Fatma K. Hürriyet, üzerine hırsla gelen bu iki milletvekili için, “gözlerindeki o ‘kin’i gördüm!” sözleriyle, “bireysel bir hukuk başvurusu” yapmayacağını, “çünkü bu, millete, demokrasiye, insan haklarına, özgür düşünceye yapılmış bir saldırı. Dolaysiyle milletin haklarını koruma altında yürütmek istiyorum (...) ama ne yazık ki ‘kimi kime yargılatacağız’ (...) bir babayiğit hâkim çıkıp da bir “AKP”liyi yargılayabilir? Yargılayamaz!” diyerek yaptığı bu vurgulama, “AKP”nin “15 yıllık” iktidarı sonunda, ülkeyi nasıl bir duruma, nasıl bir uçurum kenarına getirdiğinin acı bir göstergesi...
Ve artık böyle bir iklimde yapılacak “temel yasa” da, kuşkusuz “anayasa” olamaz; olsa olsa bir “babayasa” (!) olacaktır ki, bunun da anlamı, “laik, çağdaş bir hukuk devleti” oluşturmak değildir herhalde; ne dersiniz?

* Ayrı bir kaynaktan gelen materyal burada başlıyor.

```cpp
int orp_layernorm_bf16(const void *x, int B, int H, int W, int C, const float *gamma, const float *beta, float eps,
                       int Hp, int Wp, void *y, void *stream);
int orp_window_attention_bf16(const void *qkv, int B, int H, int W, int Hp, int Wp, int C, int heads, int shift,
                              const float *bias_table, float scale, void *out, void *stream);
int orp_patch_embed_rows_bf16(const float *img_nchw, int B, int H, int W, void *out, void *stream);
int orp_patch_embed_rows_u8_bf16(const uint8_t *img_hwc, int B, int H, int W, const float *mean, const float *stdinv, int to_rgb,
                                 void *out, void *stream);
int orp_patch_embed_rows_u8_padded_bf16(const uint8_t *img_hwc, int B, int H, int W, const float *mean, const float *stdinv,
                                        int to_rgb, const int32_t *valid_hw, void *out, void *stream);
int orp_patch_merge_gather_bf16(const void *x, int B, int H, int W, int C, void *y, void *stream);
int orp_subsample2_bf16(const void *x, int B, int H, int W, int C, void *y, void *stream);
int orp_layernorm_f16x3(const void *x, int B, int H, int W, int C, const float *gamma, const float *beta, float eps,
                        int Hp, int Wp, void *y, void *stream);
int orp_window_attention_f16x3(const void *qkv, int B, int H, int W, int Hp, int Wp, int C, int heads, int shift,
                               const float *bias_table, float scale, void *out, void *stream);
int orp_patch_embed_rows_f16x3(const float *img_nchw, int B, int H, int W, void *out, void *stream);
int orp_patch_embed_rows_u8_f16x3(const uint8_t *img_hwc, int B, int H, int W, const float *mean, const float *stdinv, int to_rgb,
                                  void *out, void *stream);
int orp_patch_embed_rows_u8_padded_f16x3(const uint8_t *img_hwc, int B, int H, int W, const float *mean, const float *stdinv,
                                         int to_rgb, const int32_t *valid_hw, void *out, void *stream);
int orp_patch_merge_gather_f16x3(const void *x, int B, int H, int W, int C, void *y, void *stream);
int orp_subsample2_f16x3(const void *x, int B, int H, int W, int C, void *y, void *stream);

#ifdef __cplusplus
}
#endif
#endif
```

orientedreppoints_b200/_lib.py:

```python
import ctypes
import os

_HERE = os.path.dirname(os.path.abspath(__file__))
LIB_PATH = os.path.join(_HERE, "lib", "liborp_b200.so")

ORP_NMS_EXACT64, ORP_NMS_COMPAT32 = 0, 1
ORP_UNION_NAN_KEEPS, ORP_UNION_GUARD, ORP_UNION_NAN_SUPPRESSES, ORP_UNION_NAN_SUPPRESSES_ALL = 0, 1, 2, 3
ORP_ORDER_INDEX_ASC, ORP_ORDER_SCORE_DESC = 0, 1
ORP_MERGE_BAD_COUNT, ORP_MERGE_BAD_TILE, ORP_MERGE_ROWS_OVERFLOW = 1, 2, 4

_vp = ctypes.c_void_p
_i = ctypes.c_int
_f = ctypes.c_float
_d = ctypes.c_double


class NmsStats(ctypes.Structure):
    _fields_ = [("pairs_total", ctypes.c_int64), ("pairs_aabb", ctypes.c_int64),
                ("pairs_clipped", ctypes.c_int64), ("pairs_fp64", ctypes.c_int64),
                ("edges", ctypes.c_int64), ("suppressing", ctypes.c_int64), ("overflow", ctypes.c_int32),
                ("rounds", ctypes.c_int32), ("n", ctypes.c_int32)]

    def as_dict(self):
        return {k: int(getattr(self, k)) for k, _ in self._fields_}


class RnmsPlan(ctypes.Structure):
    _fields_ = [(k, ctypes.c_int32) for k in ("lazy", "R", "seg_limit", "sweep_bits", "no_sync", "flags_out", "union_mode",
                                              "order", "n")] + \
              [("cap_first", ctypes.c_int64), ("cap_final", ctypes.c_int64), ("attempts", ctypes.c_int32)]

    def as_dict(self):
        return {k: int(getattr(self, k)) for k, _ in self._fields_}


class TcProblem(ctypes.Structure):
    _fields_ = [("x", _vp), ("N", _i), ("H", _i), ("W", _i), ("out", _vp), ("residual_bf16", _vp),
                ("residual_f32", _vp), ("offset", _vp), ("gn_stats", _vp), ("mask", _vp)]


class TcPlan(ctypes.Structure):
    _fields_ = [(k, _i) for k in ("BN", "stages", "grid", "num_tiles", "n_tiles_n", "ksplit", "nprob", "Cout", "Cout_padded",
                                  "split", "deform", "out_f32", "stem", "relu", "bias", "residual", "tma_epi", "ncat", "dcat",
                                  "res_mma", "b_resident", "epi_merge", "epi_bufs", "gn_fused")] + \
              [(k, _i * 5) for k in ("BW", "BH", "BI")] + [("n_pair", _i)]

    def as_dict(self):
        d = {k: getattr(self, k) for k, _ in self._fields_}
        for k in ("BW", "BH", "BI"):
            d[k] = list(d[k])[:self.nprob]
        return d


class GnProblem(ctypes.Structure):
    _fields_ = [("x", _vp), ("N", _i), ("H", _i), ("W", _i), ("stats", _vp), ("up_src", _vp), ("y", _vp)]
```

Konuya başka bir anlatımla yaklaşmayı denersek, “hukuk”un temel direğinin “adalet”, adaletin içeriğininde de “eşitlik” olduğu -gerçek- hukukçularca her fırsatta ortaya konur; sanırım bunu anımsamak gerekir.

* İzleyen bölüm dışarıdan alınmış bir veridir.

__global__ void k_fill_pair_query(const QueryDesc* __restrict__ desc, int q_begin, int64_t pair_first, int* __restrict__ pair_query, int group) {
    const int q = q_begin + blockIdx.x;
    const int64_t base = desc[q].groupBase - pair_first;
    const int np = (desc[q].nk + group - 1) / group;
    for (int i = threadIdx.x; i < np; i += blockDim.x) pair_query[base + i] = q;
}

template <typename S, int MODE, bool MULTI = false>
__global__ void __launch_bounds__(Cfg<14>::T, 1)
k_forward_quad(const S* __restrict__ src, int64_t src_n, const double2* __restrict__ pfx,
               const QueryDesc* __restrict__ desc, int q_begin, int q_end, int64_t row_first,
               FusedTables tab, float4* __restrict__ out,
               const StreamEntry* __restrict__ streams = nullptr, const int2* __restrict__ slots = nullptr,
               const int2* __restrict__ row_list = nullptr, int64_t rows = -1) {
    typedef Cfg<14> C;
    constexpr int N = C::N, T = C::T, B = C::N;
    constexpr int NT2 = C::R2 * 32, NT3 = C::R3 * 32;
    extern __shared__ __align__(16) unsigned char smem_raw[];
    float2* buf = reinterpret_cast<float2*>(smem_raw);
    float2* s_t2 = buf + pad(N) + 1;
    float2* s_a3 = s_t2 + NT2;
    float2* s_b3 = s_a3 + NT3;
    int* s_q = reinterpret_cast<int*>(s_b3 + NT3);
    const int tid = threadIdx.x;
    for (int i = tid; i < NT2; i += T) s_t2[i] = __ldg(tab.t2 + i);
    for (int i = tid; i < NT3; i += T) { s_a3[i] = __ldg(tab.a3 + i); s_b3[i] = __ldg(tab.b3 + i); }

    for (int64_t item = blockIdx.x; rows < 0 ? item == blockIdx.x : item < rows; item += gridDim.x) {
        const S* xs = src;
        const double2* xpfx = pfx;
        float4* xout = out;
        int64_t off, len;
        float centre;
        int64_t row = row_first + item, out_row = item;
        if constexpr (MULTI && MODE == 0) {
            const int2 rl = row_list[item];
            const StreamEntry se = streams[rl.x];
            xs = static_cast<const S*>(se.raw); xpfx = se.pfx;
            xout = reinterpret_cast<float4*>(se.specq);
            row = out_row = rl.y;
            off = row * B;
            len = se.n - off; if (len > 2 * B) len = 2 * B; if (len < 0) len = 0;
            centre = Acc<S>::centre(xpfx[se.n].x, (double)se.n);
        } else if (MODE == 0) {
            off = row * B;
            len = src_n - off; if (len > 2 * B) len = 2 * B; if (len < 0) len = 0;
            centre = Acc<S>::centre(pfx[src_n].x, (double)src_n);
        } else {
            int lo = q_begin, n = q_end - q_begin;
            while (n > 1) {
                const int s = (n + T - 1) / T, m = (n + s - 1) / s;
                auto le = [&](int t) { return t == 0 || (t < m && desc[lo + t * s].partBase <= row); };
                if (le(tid) && !le(tid + 1)) *s_q = tid;
                __syncthreads();
                const int c = *s_q;
                __syncthreads();
                lo += c * s;
                n = c == m - 1 ? n - c * s : s;
            }
            const int q = lo;
            const QueryDesc d = desc[q];
            if constexpr (MULTI) { xs = static_cast<const S*>(streams[slots[q].y].raw); xpfx = streams[slots[q].y].pfx; }
            const int64_t seg0 = (row - d.partBase) * B;
            off = d.toff + seg0;
            len = d.tlen - seg0; if (len > B) len = B;
            centre = Acc<S>::centre(xpfx[d.toff + d.tlen].x - xpfx[d.toff].x, (double)d.tlen);
        }
        const S* x = xs + off;
#pragma unroll
        for (int k = 0; k < B / T; ++k) {
            const int n = tid + k * T;
            const int64_t i0 = 2 * (int64_t)n;
            const float a = i0 < len ? (float)x[i0] - centre : 0.f;
            const float b = i0 + 1 < len ? (float)x[i0 + 1] - centre : 0.f;
            buf[pad(n)] = make_float2(a, -b);
        }
        __syncthreads();
        ifft_smem<C::R3, false>(buf, s_t2, s_a3, s_b3);
        auto bins = [&](int k, float2& xk, float2& xbk) {
            const float2 zk = buf[pad(k)];
            const float2 zp = buf[pad(k == 0 ? 0 : B - k)];
            const float2 A = make_float2(zk.x, -zk.y), P = make_float2(zp.x, zp.y);
            const float2 xe = make_float2(0.5f * (A.x + P.x), 0.5f * (A.y + P.y));
            const float2 dd = make_float2(A.x - P.x, A.y - P.y);
            const float2 xo = make_float2(0.5f * dd.y, -0.5f * dd.x);
            const float2 w = __ldg(tab.w + k);
            const float2 tv = cmul(make_float2(w.x, -w.y), xo);
            xk = make_float2(xe.x + tv.x, xe.y + tv.y);
            xbk = make_float2(xe.x - tv.x, -(xe.y - tv.y));
        };
        float4* o = xout + out_row * QROW;
        for (int i = tid; i <= Q4; i += T) {
            float2 x_i, x_bi, x_h, x_hb;
            bins(i, x_i, x_bi);
            bins(B / 2 - i, x_h, x_hb);
            o[qa(i)] = make_float4(x_i.x, x_hb.x, x_i.y, x_hb.y);
            o[qm(i)] = make_float4(x_bi.x, x_h.x, x_bi.y, x_h.y);
        }
        __syncthreads();
    }
}

size_t forward_smem_bytes14() {
    typedef Cfg<14> C;
    return ((size_t)(C::N + (C::N >> 5) + 1) + C::R2 * 32 + 2 * C::R3 * 32) * sizeof(float2) + 64;
}

static_assert(8 + QNW * 8 + QNW * 4 + 4 <= kRunCountOff() && kRunCountOff() + 4 <= kNextOff() &&
              kNextOff() + 16 + (int)sizeof(QueryDesc) <= kQueryConstOff() && kQueryConstOff() + 32 <= kSmallBytes, "small shared-memory area");
size_t packed_smem_bytes(int epi = 1) {
    return epi >= 2 ? kSmemCommon + kSmallBytes + kSpecialBytes + (size_t)kRounds * QT * sizeof(int2)
                    : kSmemCommon + kSmallBytes;
}

constexpr int kPackedTableCount = 3;
std::vector<float> packed_table_values(size_t (&off)[kPackedTableCount]) {
    const double pi = 3.14159265358979323846;
    const size_t nb = 512 * 2, nd1 = 8 * 512 * 4, nd2 = 8 * 32 * 4;
    off[0] = 0; off[1] = nb; off[2] = nb + nd1;
    std::vector<float> h(off[2] + nd2);
    auto pairs = [&](size_t at, int K, double N) {
        for (int a = 0; a < 8; ++a)
            for (int k = 0; k < K; ++k)
                for (int e = 0; e < 2; ++e) {
                    const double ang = 2.0 * pi * (double)((2 * a + e) * k) / N;
                    h[at + ((size_t)a * K + k) * 4 + 2 * e] = (float)cos(ang); h[at + ((size_t)a * K + k) * 4 + 2 * e + 1] = (float)sin(ang);
                }
    };
    for (int t = 0; t < 512; ++t) { h[off[0] + 2 * t] = (float)cos(pi * t / QB); h[off[0] + 2 * t + 1] = (float)sin(pi * t / QB); }
    pairs(off[1], 512, 8192.0);
    pairs(off[2], 32, 512.0);
    return h;
}

PackedTables packed_tables_at(const float* base, const size_t (&off)[kPackedTableCount]) {
    PackedTables t;
    t.wb = reinterpret_cast<const float2*>(base + off[0]);
    t.d1 = reinterpret_cast<const float4*>(base + off[1]);
    t.d2 = reinterpret_cast<const float4*>(base + off[2]);
    return t;
}

#ifndef SB_EMULATE
float* g_ptab_dev = nullptr;
PackedTables g_ptab;

int ensure_packed_tables(PackedTables* out) {
    if (!g_ptab_dev) {
        size_t off[kPackedTableCount];
        const std::vector<float> h = packed_table_values(off);
        SB_CUDA(cudaMalloc(&g_ptab_dev, h.size() * sizeof(float)));
        SB_CUDA(cudaMemcpy(g_ptab_dev, h.data(), h.size() * sizeof(float), cudaMemcpyHostToDevice));
        g_ptab = packed_tables_at(g_ptab_dev, off);
    }
    *out = g_ptab;
    return SB_OK;
}

__global__ void k_fill_item_query2(const QueryDesc* __restrict__ desc, int q_begin, int64_t item_first,
                                   int* __restrict__ item_query) {
    const int q = q_begin + blockIdx.x;
    const int64_t base = desc[q].itemBase - item_first;
    const int nk = desc[q].nk;
    for (int i = threadIdx.x; i < nk; i += blockDim.x) item_query[base + i] = q;
}

int* g_item_query2 = nullptr;
int64_t g_item_query2_cap = 0;

template <typename S, int MODE, bool MULTI = false>
int launch_forward_quad_typed(const sb_stream* src, const QueryDesc* d_desc, int q_begin, int q_end,
                              int64_t row_first, int64_t rows, float2* out, const MultiArgs* m = nullptr,
                              const int2* row_list = nullptr) {
    Ctx& c = ctx();
    FusedTables tab;
    SB_TRY(fused_tables(&tab));
    static bool attr_set = false;
    const size_t smem = forward_smem_bytes14();
    if (!attr_set) {
        SB_CUDA(cudaFuncSetAttribute(k_forward_quad<S, MODE, MULTI>, cudaFuncAttributeMaxDynamicSharedMemorySize, (int)smem));
        attr_set = true;
    }
    const int64_t grid = std::min<int64_t>(rows, c.sm_count);
    k_forward_quad<S, MODE, MULTI><<<(unsigned)grid, Cfg<14>::T, smem, c.stream>>>(
        static_cast<const S*>(src->d_raw), src->n, src->d_pfx, d_desc, q_begin, q_end, row_first, tab,
        reinterpret_cast<float4*>(out), MULTI ? m->d_streams : nullptr, MULTI ? m->d_slots : nullptr, row_list, rows);
    SB_CUDA(cudaGetLastError());
    return SB_OK;
}

int ensure_item_query(int64_t n) {
    if (g_item_query2_cap < n) {
        cudaStreamSynchronize(ctx().stream);
        cudaFree(g_item_query2); g_item_query2 = nullptr; g_item_query2_cap = 0;
        SB_CUDA(cudaMalloc(&g_item_query2, sizeof(int) * (size_t)n));
        g_item_query2_cap = n;
    }
    return SB_OK;
}

RunRecord* g_run_recs = nullptr;
int* g_run_count = nullptr;
int64_t g_run_cap = 0;
constexpr int64_t kRunChunk = 1 << 19;

int ensure_run_records(int64_t n_ctas) {
    if (g_run_cap < n_ctas) {
        cudaStreamSynchronize(ctx().stream);
        cudaFree(g_run_recs); cudaFree(g_run_count); g_run_recs = nullptr; g_run_count = nullptr; g_run_cap = 0;
        SB_CUDA(cudaMalloc(&g_run_recs, sizeof(RunRecord) * (size_t)n_ctas * kRunSlots));
        SB_CUDA(cudaMalloc(&g_run_count, sizeof(int) * (size_t)n_ctas));
        g_run_cap = n_ctas;
    }
    return SB_OK;
}

float4* g_park = nullptr;
int* g_park_busy = nullptr;
int g_park_slots = 0;

int ensure_park() {
    Ctx& c = ctx();
    if (g_park_slots != c.sm_count) {
        cudaStreamSynchronize(c.stream);
        cudaFree(g_park); cudaFree(g_park_busy); g_park = nullptr; g_park_busy = nullptr; g_park_slots = 0;
        SB_CUDA(cudaMalloc(&g_park, sizeof(float4) * kParkF4 * (size_t)c.sm_count));
        SB_CUDA(cudaMalloc(&g_park_busy, sizeof(int) * (size_t)c.sm_count));
        SB_CUDA(cudaMemsetAsync(g_park_busy, 0, sizeof(int) * (size_t)c.sm_count, c.stream));
        g_park_slots = c.sm_count;
    }
    return SB_OK;
}

const sb_stream kNoStream{};

template <typename S, bool MULTI>
int launch_finish_runs(const sb_stream* image, const sb_stream* tmpl, const QueryDesc* d_desc, int64_t n_ctas, unsigned long long* d_keys,
                       const MultiArgs* m) {
    Ctx& c = ctx();
    const int64_t threads = n_ctas * kRunSlots;
    k_finish_runs<S, MULTI><<<(unsigned)((threads + 127) / 128), 128, 0, c.stream>>>(g_run_recs, g_run_count, n_ctas, d_desc, image->d_pfx, image->n,
                                                                                   tmpl->d_pfx, d_keys, MULTI ? m->d_streams : nullptr,
                                                                                   MULTI ? m->d_slots : nullptr);
    c.launches += 1;
    SB_CUDA(cudaGetLastError());
    return SB_OK;
}

template <typename S, int EPI, bool MULTI>
int launch_packed_typed(const sb_stream* image, const sb_stream* tmpl, const float2* d_parts, int64_t part_first,
                        const QueryDesc* d_desc, int64_t item_first, int64_t n_items, const PackedTables& tab,
                        unsigned long long* d_keys, float* d_curve, const MultiArgs* m) {
    Ctx& c = ctx();
    static bool attr_set = false;
    const size_t smem = packed_smem_bytes(EPI);
    if (!attr_set) {
        SB_CUDA(cudaFuncSetAttribute(k_match_packed<S, EPI, MULTI>, cudaFuncAttributeMaxDynamicSharedMemorySize, (int)smem));
        attr_set = true;
    }
    const bool records = EPI == 3 && d_curve == nullptr;
    const int64_t max_grid = records ? kRunChunk : (int64_t)1 << 30;
    for (int64_t i0 = 0; i0 < n_items; i0 += max_grid) {
        const int64_t ni = std::min<int64_t>(max_grid, n_items - i0);
        if (records) SB_TRY(ensure_run_records(ni));
        k_match_packed<S, EPI, MULTI><<<(unsigned)ni, QT, smem, c.stream>>>(
            reinterpret_cast<const float4*>(d_parts), part_first, reinterpret_cast<const float4*>(image->d_specq), image->nblkq,
            static_cast<const S*>(image->d_raw), image->n, image->d_pfx, tmpl->d_pfx, d_desc, g_item_query2 + i0, item_first + i0,
            tab, d_keys, d_curve, records ? g_run_recs : nullptr, records ? g_run_count : nullptr,
            MULTI ? m->d_streams : nullptr, MULTI ? m->d_slots : nullptr);
        if (records) SB_TRY((launch_finish_runs<S, MULTI>(image, tmpl, d_desc, ni, d_keys, m)));
    }
    SB_CUDA(cudaGetLastError());
    return SB_OK;
}

template <typename S, int EPI, bool MULTI>
int launch_pair_typed(const sb_stream* image, const sb_stream* tmpl, const float2* d_parts, int64_t part_first,
                      const QueryDesc* d_desc, int64_t pair_first, int64_t n_pairs, const PackedTables& tab,
                      unsigned long long* d_keys, float* d_curve, const MultiArgs* m) {
    Ctx& c = ctx();
    static bool attr_set = false;
    const size_t smem = packed_smem_bytes(EPI) + 16;
    if (!attr_set) {
        SB_CUDA(cudaFuncSetAttribute(k_match_pair<S, EPI, MULTI>, cudaFuncAttributeMaxDynamicSharedMemorySize, (int)smem));
        attr_set = true;
    }
    const bool records = EPI == 3 && d_curve == nullptr;
    const int64_t max_grid = records ? kRunChunk : (int64_t)1 << 30;
    for (int64_t i0 = 0; i0 < n_pairs; i0 += max_grid) {
        const int64_t ni = std::min<int64_t>(max_grid, n_pairs - i0);
        if (records) SB_TRY(ensure_run_records(ni));
        const int64_t grid = EPI == 3 ? std::min<int64_t>(ni, c.sm_count) : ni;
        k_match_pair<S, EPI, MULTI><<<(unsigned)grid, QT, smem, c.stream>>>(
            reinterpret_cast<const float4*>(d_parts), part_first, reinterpret_cast<const float4*>(image->d_specq), image->nblkq,
            static_cast<const S*>(image->d_raw), image->n, image->d_pfx, tmpl->d_pfx, d_desc, g_item_query2 + i0, pair_first + i0, ni,
            g_park, g_park_busy, g_park_slots, tab, d_keys, d_curve, records ? g_run_recs : nullptr, records ? g_run_count : nullptr,
            MULTI ? m->d_streams : nullptr, MULTI ? m->d_slots : nullptr);
        SB_CUDA(cudaGetLastError());
        if (records) SB_TRY((launch_finish_runs<S, MULTI>(image, tmpl, d_desc, ni, d_keys, m)));
    }
    return SB_OK;
}

#define SB_DISPATCH_MATCH1(FN, M, dtype, ...) \
    ((dtype) != SB_U8        ? FN<float, 1, M>(__VA_ARGS__) \
     : ctx().epilogue == 3   ? FN<uint8_t, 3, M>(__VA_ARGS__) : FN<uint8_t, 1, M>(__VA_ARGS__))
#define SB_DISPATCH_MATCH(FN, image, tmpl, multi, ...) \
    ((multi) ? SB_DISPATCH_MATCH1(FN, true, (multi)->dtype, &kNoStream, &kNoStream, __VA_ARGS__, multi) \
             : SB_DISPATCH_MATCH1(FN, false, (image)->dtype, image, tmpl, __VA_ARGS__, multi))

}

namespace sb {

Ve yine kısaca dile getirilirse, “kitaplı her üç din” de, inananlarının hem inançlarını, hem de toplumsal yaşamlarını günlük yaşamlarını düzenleyen kurallarında, “şeriat”larında kimi eşitsizliklerin yer aldığı bilinir; başta “cinsel eşitsizlik” (kadın-erkek ayrımı) olmak üzere...
İşte tam da bunu noktada “laiklik”ten söz edilir ki, bunun için ilk adımın da, her toplumun (ulusun) “kendi kutsal kitabını kendi dilinden” okumasıyla atılacağı görülür; ilkin “16. yy”da Hıristiyanlar kutsal kitapları “İncil”i (Ahdi Cedit) kendi dillerine çevirirler. (Reformation)

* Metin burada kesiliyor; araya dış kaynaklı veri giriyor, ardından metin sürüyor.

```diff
+GD_HD inline double sb_u32_f64(unsigned b) {
+#ifdef __HIP_DEVICE_COMPILE__
+    return __hiloint2double(0x43300000, (int)b) - 4503599627370496.0;
+#else
+    const uint64_t u = 0x4330000000000000ull | (uint64_t)b;
+    double d;
+    memcpy(&d, &u, 8);
+    return d - 4503599627370496.0;
+#endif
+}
+GD_HD inline unsigned sb_f64_u32(double a) {
+    const double t = a + 4503599627370496.0;
+#ifdef __HIP_DEVICE_COMPILE__
+    return (unsigned)__double2loint(t);
+#else
+    uint64_t u;
+    memcpy(&u, &t, 8);
+    return (unsigned)u;
+#endif
+}
+GD_HD inline int sb_decide_addr(const ShearMap& M, unsigned bx, unsigned by) {
+    const double fx = sb_u32_f64(bx), fy = sb_u32_f64(by);
+    const double xl = fma(fx, M.xs, M.xa) - M.xh;
+    const double vl = fma(fx, M.vsx, fma(fy, M.vsy, M.va)) - M.vh;
+    const double kx = floor(xl), kv = floor(vl);
+    const double Fd = (double)M.F;
+    const bool ok = (xl - kx < M.xc) & (vl - kv < M.vc) & (xl > 0.0) & (xl < Fd) & (vl > 0.0) & (vl < Fd) &
+                    (bx - 1u < (unsigned)(M.nbx - 2)) & (by - 1u < (unsigned)(M.nby - 2));
+    return ok ? (int)sb_f64_u32(fma(kv, Fd, kx)) : -1;
+}
```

Böylece, “İsa’nın hakkı İsa’ya Kayzer’in hakkı Kayzer’e!” ait olduğu yavaş yavaş olsa da anlaşılır; özü, “değişim” olan yaşamın, “değişmez” kurallarla düzenlenemeyeceği iyice ortaya çıkmasıyla da “1789 Fransız Devrimi” ufukta belirmeğe başlar.
Ve ister istemez, “laiklik”, “demokrasi”, “hukuk devleti”, ümmet yerine “ulus”, kul yerine “yurttaş”, kuşkusuz “Yurttaşlar Yasası” (Medeni Kanun), “Evrensel İnsan Hakları”, “sosyal devlet”, “kadın hakları”, “güçler ayrımı” vö’ler, “Batı” toplumunda yerlerini birer birer alacaklardır.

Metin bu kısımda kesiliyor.